TASK INSTRUCTIONS
For these records, count the lines containing the word "smem" and respond with the number alone.

***** EXTRACTED ENTRIES

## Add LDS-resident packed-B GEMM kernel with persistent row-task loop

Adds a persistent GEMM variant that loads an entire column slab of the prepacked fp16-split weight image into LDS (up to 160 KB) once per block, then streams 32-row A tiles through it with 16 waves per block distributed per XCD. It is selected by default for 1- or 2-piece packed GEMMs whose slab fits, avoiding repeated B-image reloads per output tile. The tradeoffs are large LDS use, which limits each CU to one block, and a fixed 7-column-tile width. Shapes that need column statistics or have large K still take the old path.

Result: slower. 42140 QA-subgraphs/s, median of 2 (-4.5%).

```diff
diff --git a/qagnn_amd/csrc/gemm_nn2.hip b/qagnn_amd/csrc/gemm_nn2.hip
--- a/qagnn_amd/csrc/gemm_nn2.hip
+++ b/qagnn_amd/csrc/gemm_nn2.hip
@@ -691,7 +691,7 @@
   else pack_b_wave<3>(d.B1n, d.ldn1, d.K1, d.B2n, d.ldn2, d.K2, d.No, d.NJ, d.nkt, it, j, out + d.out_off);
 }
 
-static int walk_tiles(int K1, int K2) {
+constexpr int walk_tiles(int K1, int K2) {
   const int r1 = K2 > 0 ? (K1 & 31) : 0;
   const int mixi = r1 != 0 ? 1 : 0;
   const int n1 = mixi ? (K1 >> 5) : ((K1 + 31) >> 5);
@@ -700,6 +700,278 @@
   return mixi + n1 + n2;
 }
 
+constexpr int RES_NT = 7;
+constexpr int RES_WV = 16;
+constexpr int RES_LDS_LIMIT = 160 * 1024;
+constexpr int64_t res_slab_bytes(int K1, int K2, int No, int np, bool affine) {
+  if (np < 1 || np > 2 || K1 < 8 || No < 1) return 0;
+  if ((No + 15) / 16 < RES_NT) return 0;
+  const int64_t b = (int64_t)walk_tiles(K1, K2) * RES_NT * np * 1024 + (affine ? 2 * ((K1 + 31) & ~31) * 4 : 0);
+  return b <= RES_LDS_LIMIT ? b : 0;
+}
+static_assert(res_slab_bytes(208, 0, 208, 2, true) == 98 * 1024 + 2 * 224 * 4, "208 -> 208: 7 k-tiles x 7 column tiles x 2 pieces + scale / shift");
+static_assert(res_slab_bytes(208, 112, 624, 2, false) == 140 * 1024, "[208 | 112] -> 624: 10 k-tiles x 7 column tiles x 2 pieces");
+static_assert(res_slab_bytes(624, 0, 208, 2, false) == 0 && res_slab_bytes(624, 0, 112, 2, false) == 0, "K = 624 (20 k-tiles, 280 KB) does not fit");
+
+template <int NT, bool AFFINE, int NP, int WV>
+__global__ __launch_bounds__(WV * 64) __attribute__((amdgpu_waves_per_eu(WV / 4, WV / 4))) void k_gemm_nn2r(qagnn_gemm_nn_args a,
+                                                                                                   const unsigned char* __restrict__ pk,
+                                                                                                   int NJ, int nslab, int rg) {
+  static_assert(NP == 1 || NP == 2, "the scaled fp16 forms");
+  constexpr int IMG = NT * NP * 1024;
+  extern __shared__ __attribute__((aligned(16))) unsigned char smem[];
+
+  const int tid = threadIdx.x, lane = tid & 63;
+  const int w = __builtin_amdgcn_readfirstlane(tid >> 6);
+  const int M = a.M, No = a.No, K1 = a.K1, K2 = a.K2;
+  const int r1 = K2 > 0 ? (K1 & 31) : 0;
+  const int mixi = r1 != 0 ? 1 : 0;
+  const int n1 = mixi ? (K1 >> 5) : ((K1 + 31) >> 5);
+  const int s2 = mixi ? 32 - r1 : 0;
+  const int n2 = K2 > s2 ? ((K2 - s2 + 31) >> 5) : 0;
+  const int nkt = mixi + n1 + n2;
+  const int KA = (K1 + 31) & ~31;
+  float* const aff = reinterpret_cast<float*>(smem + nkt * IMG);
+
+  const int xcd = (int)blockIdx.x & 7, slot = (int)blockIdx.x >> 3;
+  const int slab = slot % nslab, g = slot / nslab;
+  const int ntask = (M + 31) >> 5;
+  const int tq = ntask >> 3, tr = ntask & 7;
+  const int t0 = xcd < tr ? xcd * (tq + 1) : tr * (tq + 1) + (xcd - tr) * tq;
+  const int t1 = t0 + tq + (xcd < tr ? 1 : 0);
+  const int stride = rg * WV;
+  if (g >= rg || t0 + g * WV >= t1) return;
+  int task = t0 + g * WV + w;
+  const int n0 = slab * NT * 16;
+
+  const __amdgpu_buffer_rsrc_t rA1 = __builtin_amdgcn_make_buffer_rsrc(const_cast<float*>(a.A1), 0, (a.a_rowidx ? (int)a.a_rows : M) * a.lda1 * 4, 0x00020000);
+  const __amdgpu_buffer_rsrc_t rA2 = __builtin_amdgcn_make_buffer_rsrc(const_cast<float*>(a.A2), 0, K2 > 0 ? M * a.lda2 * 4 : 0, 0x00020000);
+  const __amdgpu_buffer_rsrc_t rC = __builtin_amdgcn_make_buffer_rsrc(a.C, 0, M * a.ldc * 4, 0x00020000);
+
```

**********

EXERCISE RESULT
2